━━━ Records ━━━
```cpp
__global__ __launch_bounds__(512, 2) void conv_walk64_kernel(Walk64P p) {
#if defined(__HIP_DEVICE_COMPILE__)
    extern __shared__ __attribute__((aligned(16))) char lds[];
    char* ring = lds + K64_RING;
    float* lprm = reinterpret_cast<float*>(lds + K64_PRMO);
    const int tid = threadIdx.x;
    const int wave = __builtin_amdgcn_readfirstlane(tid >> 6);
    const int ncg = p.Cout >> 6;
    const int cg = blockIdx.x % ncg, part = (blockIdx.x / ncg) % p.nsplit, n = blockIdx.x / (ncg * p.nsplit);
    const int HW = p.HW, nbx = HW / K64_RW;
    const int reg0 = part * (nbx * (HW / K64_RH) / p.nsplit), nreg = reg0 + nbx * (HW / K64_RH) / p.nsplit;

    __amdgpu_buffer_rsrc_t wrs = buffer_rsrc(p.w, p.wbytes);
    __amdgpu_buffer_rsrc_t xrs = buffer_rsrc(p.x, p.xbytes);

    const unsigned wbase = (unsigned)cg * (9 * K64_SLOT);
    unsigned wq = 0;
    auto issue_w = [&](int slot, int ln) {
        __builtin_amdgcn_raw_ptr_buffer_load_lds(wrs, (lds_ptr_t)(ring + slot * K64_SLOT + wave * 1024), 16,
                                                 (unsigned)(wave * 1024 + ln * 16), wbase + wq * K64_SLOT, 0, 0);
        wq = wq == 8 ? 0 : wq + 1;
    };
    auto halo_lane = [&](int ln, bool left_edge, bool right_edge) -> unsigned {
        const int lrow = ln >> 3, ch = ln & 7, q = wave & 3;
        const unsigned out = (unsigned)((q == 0) & (lrow == 0) & left_edge) | (unsigned)((q == 3) & (lrow == 5) & right_edge) |
                             (unsigned)((q == 3) & (lrow >= 6));
        return ((unsigned)((lrow - 1) * 128 + ((ch ^ ((lrow + 4 * ((wave >> 2) & 1)) & 7)) << 4)) & (out - 1u)) | (out << 31);
    };
    auto issue_halo = [&](int buf, int i, int reg, int ln) {
        int n_ = n;
        asm volatile("" : "+s"(n_));
        const int by = reg / nbx, bx_ = reg - by * nbx;
        const int y0 = by * K64_RH, x0 = bx_ * K64_RW;
        const unsigned lt = halo_lane(ln, x0 == 0, x0 + K64_RW == HW);
        const int hy = 2 * i + (wave >> 2), iy = y0 - 1 + hy;
        const bool ok = reg < nreg && (unsigned)iy < (unsigned)HW;
        const unsigned so = (unsigned)(((n_ * HW + iy) * HW + x0 + (wave & 3) * 8) * 128);
        __builtin_amdgcn_raw_ptr_buffer_load_lds(xrs, (lds_ptr_t)(lds + buf * K64_HALO + (hy * 4 + (wave & 3)) * 1024), 16,
                                                 ok ? lt + so : 0x80000000u, 0, 0, 0);
    };

    {
        const int ln = tid & 63;
        issue_w(0, ln);
        issue_w(1, ln);
        issue_w(2, ln);
        for (int i = 0; i < 8; ++i) issue_halo(reg0 & 1, i, reg0, ln);
        for (int e = tid; e < 640; e += 512) {
            const int r = e >> 6, c = e & 63;
            float v;
            if (r < 9) v = p.bias ? p.bias[(p.bias_mode == 1 ? r * p.Cout : 0) + cg * 64 + c] : 0.f;
            else v = p.slope ? p.slope[cg * 64 + c] : 1.f;
            lprm[e] = v;
        }
    }

    float4v acc[3][4], accx;
    int4v a0[2][4], a1[2][4], b[3][2], bx[2];
    int boff[4];

    auto run = [&](auto role_tag) {
    constexpr int ROLE = decltype(role_tag)::value;
#pragma unroll 1
    for (int reg = reg0; reg < nreg; ++reg) {
        const int cur = reg & 1;
        int lane = tid & 63;
        asm volatile("" : "+v"(lane));
        const int fr = lane & 15, fq = lane >> 4;
        const int by = reg / nbx, bx_ = reg - by * nbx;
        const int y0 = by * K64_RH, x0 = bx_ * K64_RW;
        auto gpix = [&](int px) {
            const int oy = px / K64_RW, ox = px - oy * K64_RW;
            return (unsigned)((n * HW + y0 + oy) * HW + x0 + ox);
        };
        auto cls_off = [&](int px) {
            const int oy = px / K64_RW, ox = px - oy * K64_RW, ho = y0 + oy, wo = x0 + ox;
            return ((ho == 0 ? 0 : (ho == HW - 1 ? 2 : 1)) * 3 + (wo == 0 ? 0 : (wo == HW - 1 ? 2 : 1))) * 64;
        };
        auto ct = [&](int f) { return (f + wave) & 3; };
        auto co8 = [&](int ip) { return ct(2 * ip + (fq & 1)) * 16 + (fq >> 1) * 8; };
        int a_own = fr * 128 + ((fq ^ (fr & 7)) << 4);
        asm volatile("" : "+v"(a_own));
        int hb[3];
#pragma unroll
        for (int t = 0; t < 3; ++t) {
            const int px = (wave * 3 + t) * 16 + fr;
            const int oy = px / K64_RW, ox = px - oy * K64_RW;
            hb[t] = (oy + 1) * 32 + ox + 1;
            asm volatile("" : "+v"(hb[t]));
        }
        auto set_tap_one = [&](int t, int dy, int dx) {
            int l_ = lane;
            asm volatile("" : "+v"(l_));
            const int h = (t < 3 ? hb[t < 3 ? t : 0] : ((l_ & 15) < 8 ? 14 * 32 + 21 + (l_ & 15) : 33)) + dy * 32 + dx;
            boff[t] = cur * K64_HALO + h * 128 + (((l_ >> 4) ^ ((((h >> 3) & 4) + h) & 7)) << 4);
        };
        auto rd_a = [&](int slot, int kh, int i) { return *reinterpret_cast<const int4v*>(ring + slot * K64_SLOT + ct(i) * 2048 + (kh ? (a_own ^ 64) : a_own)); };
        auto rd_b = [&](int kh, int t) { return *reinterpret_cast<const int4v*>(lds + (kh ? (boff[t] ^ 64) : boff[t])); };

        asm volatile("s_waitcnt lgkmcnt(0)" ::: "memory");
        if (reg == reg0) __builtin_amdgcn_s_barrier();
#pragma unroll
        for (int t = 0; t < 3; ++t) {
            const int cj = cls_off((wave * 3 + t) * 16 + fr);
#pragma unroll
            for (int i = 0; i < 4; ++i) acc[t][i] = *reinterpret_cast<const float4v*>(lprm + cj + ct(i) * 16 + fq * 4);
        }
        accx = *reinterpret_cast<const float4v*>(lprm + cls_off(fr < 8 ? 384 + fr : 0) + (wave & 3) * 16 + fq * 4);
        if (p.res) {
            __amdgpu_buffer_rsrc_t rrs = buffer_rsrc(p.res, p.ybytes);
            int4v r[3][2];
#pragma unroll
            for (int t = 0; t < 3; ++t)
#pragma unroll
                for (int ip = 0; ip < 2; ++ip)
                    r[t][ip] = __builtin_bit_cast(int4v, __builtin_amdgcn_raw_buffer_load_b128(
                        rrs, (gpix((wave * 3 + t) * 16 + fr) * (unsigned)p.Cout + (unsigned)(cg * 64 + co8(ip))) * 2u, 0, 16));
            const int2v rx = __builtin_bit_cast(int2v, __builtin_amdgcn_raw_buffer_load_b64(
                rrs, fr < 8 ? (gpix(384 + fr) * (unsigned)p.Cout + (unsigned)(cg * 64 + (wave & 3) * 16 + fq * 4)) * 2u : 0x80000000u, 0, 16));
#pragma unroll
            for (int t = 0; t < 3; ++t)
#pragma unroll
                for (int ip = 0; ip < 2; ++ip) {
                    const auto s0 = __builtin_amdgcn_permlane16_swap((unsigned)r[t][ip][0], (unsigned)r[t][ip][2], false, false);
                    const auto s1 = __builtin_amdgcn_permlane16_swap((unsigned)r[t][ip][1], (unsigned)r[t][ip][3], false, false);
                    const half4 ha = __builtin_bit_cast(half4, int2v{(int)s0[0], (int)s1[0]});
                    const half4 hb_ = __builtin_bit_cast(half4, int2v{(int)s0[1], (int)s1[1]});
#pragma unroll
                    for (int e = 0; e < 4; ++e) { acc[t][2 * ip][e] += (float)ha[e]; acc[t][2 * ip + 1][e] += (float)hb_[e]; }
                }
            const half4 hx = __builtin_bit_cast(half4, rx);
#pragma unroll
            for (int e = 0; e < 4; ++e) accx[e] += (float)hx[e];
        }
        asm volatile("s_waitcnt vmcnt(0)" ::: "memory");
        __builtin_amdgcn_s_barrier();

#pragma unroll
        for (int t = 0; t < 4; ++t) set_tap_one(t, -1, -1);
#pragma unroll
        for (int kh = 0; kh < 2; ++kh) {
#pragma unroll
            for (int i = 0; i < 4; ++i) a0[kh][i] = rd_a(0, kh, i);
#pragma unroll
            for (int t = 0; t < 3; ++t) b[t][kh] = rd_b(kh, t);
            bx[kh] = rd_b(kh, 3);
        }

        auto step = [&](int4v (&ac)[2][4], int4v (&an)[2][4], int s) {
            const int nslot = (s + 1) % 3;
            const int tn = s + 1 < 9 ? s + 1 : 0;
            const int dyn = tn / 3 - 1, dxn = tn % 3 - 1;
            auto dma = [&]() {
                if (s < 8) issue_halo(cur ^ 1, s, reg + 1, lane);
                issue_w(s % 3, lane);
            };
            if constexpr (ROLE == 0) { dma(); FR_PIN(); }
#pragma unroll
            for (int kh = 0; kh < 2; ++kh) {
                accx = mfma16(ac[kh][0], bx[kh], accx);
                FR_PIN();
#pragma unroll
                for (int t = 0; t < 3; ++t) {
#pragma unroll
                    for (int i = 0; i < 4; ++i) acc[t][i] = mfma16(ac[kh][i], b[t][kh], acc[t][i]);
                    if (kh == 0) { an[0][t] = rd_a(nslot, 0, t); if (t == 2) an[0][3] = rd_a(nslot, 0, 3); }
                    else { an[1][t] = rd_a(nslot, 1, t); if (t == 2) an[1][3] = rd_a(nslot, 1, 3); }
                    if (kh == 0) set_tap_one(t, dyn, dxn);
                    b[t][kh] = rd_b(kh, t);
                    if (t == 2) {
                        if (kh == 0) set_tap_one(3, dyn, dxn);
                        bx[kh] = rd_b(kh, 3);
                    }
                    FR_PIN();
                }
                if constexpr (ROLE == 1) { if (kh == 0) { dma(); FR_PIN(); } }
            }
        };
#pragma unroll
        for (int s = 0; s < 9; ++s) {
            asm volatile("s_waitcnt vmcnt(2) lgkmcnt(1)" ::: "memory");
            __builtin_amdgcn_s_barrier();
            FR_PIN();
            if ((s & 1) == 0) step(a0, a1, s); else step(a1, a0, s);
        }

        asm volatile("s_waitcnt lgkmcnt(0)" ::: "memory");
        int le = lane;
        asm volatile("" : "+v"(le));
        const int fre = le & 15, fqe = le >> 4;
        float4v sv[4];
#pragma unroll
        for (int i = 0; i < 4; ++i) sv[i] = *reinterpret_cast<const float4v*>(lprm + 9 * 64 + ct(i) * 16 + fqe * 4);
        auto act = [&](float4v v, const float4v& s_) {
#pragma unroll
            for (int e = 0; e < 4; ++e) v[e] = v[e] > 0.f ? v[e] : v[e] * s_[e];
            return __builtin_bit_cast(int2v, half4{(half_t)v[0], (half_t)v[1], (half_t)v[2], (half_t)v[3]});
        };
        half_t* yo = p.y + cg * 64;
#pragma unroll
        for (int t = 0; t < 3; ++t) {
            const size_t gp = (size_t)gpix((wave * 3 + t) * 16 + fre) * p.Cout;
#pragma unroll
            for (int ip = 0; ip < 2; ++ip) {
                const int2v pa = act(acc[t][2 * ip], sv[2 * ip]), pb = act(acc[t][2 * ip + 1], sv[2 * ip + 1]);
                const auto s0 = __builtin_amdgcn_permlane16_swap((unsigned)pa[0], (unsigned)pb[0], false, false);
                const auto s1 = __builtin_amdgcn_permlane16_swap((unsigned)pa[1], (unsigned)pb[1], false, false);
                *reinterpret_cast<int4v*>(yo + gp + ct(2 * ip + (fqe & 1)) * 16 + (fqe >> 1) * 8) = int4v{(int)s0[0], (int)s1[0], (int)s0[1], (int)s1[1]};
            }
        }
        if (wave < 4 && fre < 8)
            *reinterpret_cast<int2v*>(yo + (size_t)gpix(384 + fre) * p.Cout + wave * 16 + fqe * 4) = act(accx, sv[0]);
    }
    };
    if ((wave >> 2) == 0) run(std::integral_constant<int, 0>{}); else run(std::integral_constant<int, 1>{});
    asm volatile("s_waitcnt vmcnt(0) lgkmcnt(0)" ::: "memory");
#endif
}

extern "C" size_t fr_conv_walk64_weight_bytes(int Cout) { return Cout > 0 ? (size_t)(Cout / 64) * 9 * K64_SLOT : 0; }

__global__ void walk64_pack_weights(const half_t* __restrict__ w, half_t* __restrict__ out, int ncg) {
    const int e = blockIdx.x * blockDim.x + threadIdx.x;
    if (e >= ncg * 9 * 512) return;
    const int q_ = e / 512, r = e - q_ * 512, row = r >> 3, cp = r & 7;
    const int cgi = q_ / 9, tap = q_ - cgi * 9;
    const int chunk = cp ^ (row & 7);
    const int4v v = *reinterpret_cast<const int4v*>(w + (size_t)(cgi * 64 + row) * 576 + tap * 64 + chunk * 8);
    *reinterpret_cast<int4v*>(out + (size_t)q_ * 4096 + row * 64 + cp * 8) = v;
}

extern "C" int fr_conv_walk64_pack(const void* w, void* out, int Cout, fr_stream_t stream) {
    FR_REQUIRE(w && out && Cout > 0 && Cout % 64 == 0, "fr_conv_walk64_pack: bad argument (Cout %d)", Cout);
    const int ncg = Cout / 64;
    walk64_pack_weights<<<fr_cdiv((int64_t)ncg * 9 * 512, 256), 256, 0, fr_stream(stream)>>>((const half_t*)w, (half_t*)out, ncg);
    FR_CHECK_LAUNCH("walk64_pack_weights");
    return FR_OK;
}

extern "C" int fr_conv_walk64_f16(const void* x, const void* wstream, void* y, const float* bias, int bias_mode, const float* slope,
                                  const void* residual, int B, int HW, int Cout, fr_stream_t stream) {
    FR_REQUIRE(x && wstream && y && B > 0, "fr_conv_walk64_f16: bad argument");
    FR_REQUIRE(x != y, "fr_conv_walk64_f16: y must not alias x");
    FR_REQUIRE(HW > 0 && HW % 28 == 0 && Cout > 0 && Cout % 64 == 0, "fr_conv_walk64_f16: image side %d must be a multiple of 28, Cout %d of 64", HW, Cout);
    FR_REQUIRE(bias_mode == 0 || bias_mode == 1, "fr_conv_walk64_f16: bad bias_mode");
// ... 22 lines not shown
```

Baseline: 26990.

## Precompute B-operand tap addresses and use max-based PReLU with buffer stores

```diff
diff --git a/facerecognition_infrenceengine_amd/csrc/common.h b/facerecognition_infrenceengine_amd/csrc/common.h
--- a/facerecognition_infrenceengine_amd/csrc/common.h
+++ b/facerecognition_infrenceengine_amd/csrc/common.h
@@ -78,6 +78,16 @@
     return __builtin_amdgcn_mfma_f32_16x16x32_f16(__builtin_bit_cast(half8, a), __builtin_bit_cast(half8, b), c, 0, 0, 0);
 }
 
+__device__ __forceinline__ float prelu_max(float v, float m) {
+    float r;
+    asm("v_max_f32 %0, %1, %2" : "=v"(r) : "v"(v), "v"(m));
+    return r;
+}
+__device__ __forceinline__ bool slope_unit(const float4v& s) {
+    const int4v u = __builtin_bit_cast(int4v, s);
+    return (unsigned)u[0] <= 0x3f800000u && (unsigned)u[1] <= 0x3f800000u && (unsigned)u[2] <= 0x3f800000u && (unsigned)u[3] <= 0x3f800000u;
+}
+
 __device__ __forceinline__ int pack_fp8x4(float a, float b, float c, float d) {
     a = __builtin_amdgcn_fmed3f(a, -448.f, 448.f); b = __builtin_amdgcn_fmed3f(b, -448.f, 448.f);
     c = __builtin_amdgcn_fmed3f(c, -448.f, 448.f); d = __builtin_amdgcn_fmed3f(d, -448.f, 448.f);
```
━━━
Scan the data above and copy each line containing the word "csrc".

diff --git a/facerecognition_infrenceengine_amd/csrc/common.h b/facerecognition_infrenceengine_amd/csrc/common.h
--- a/facerecognition_infrenceengine_amd/csrc/common.h
+++ b/facerecognition_infrenceengine_amd/csrc/common.h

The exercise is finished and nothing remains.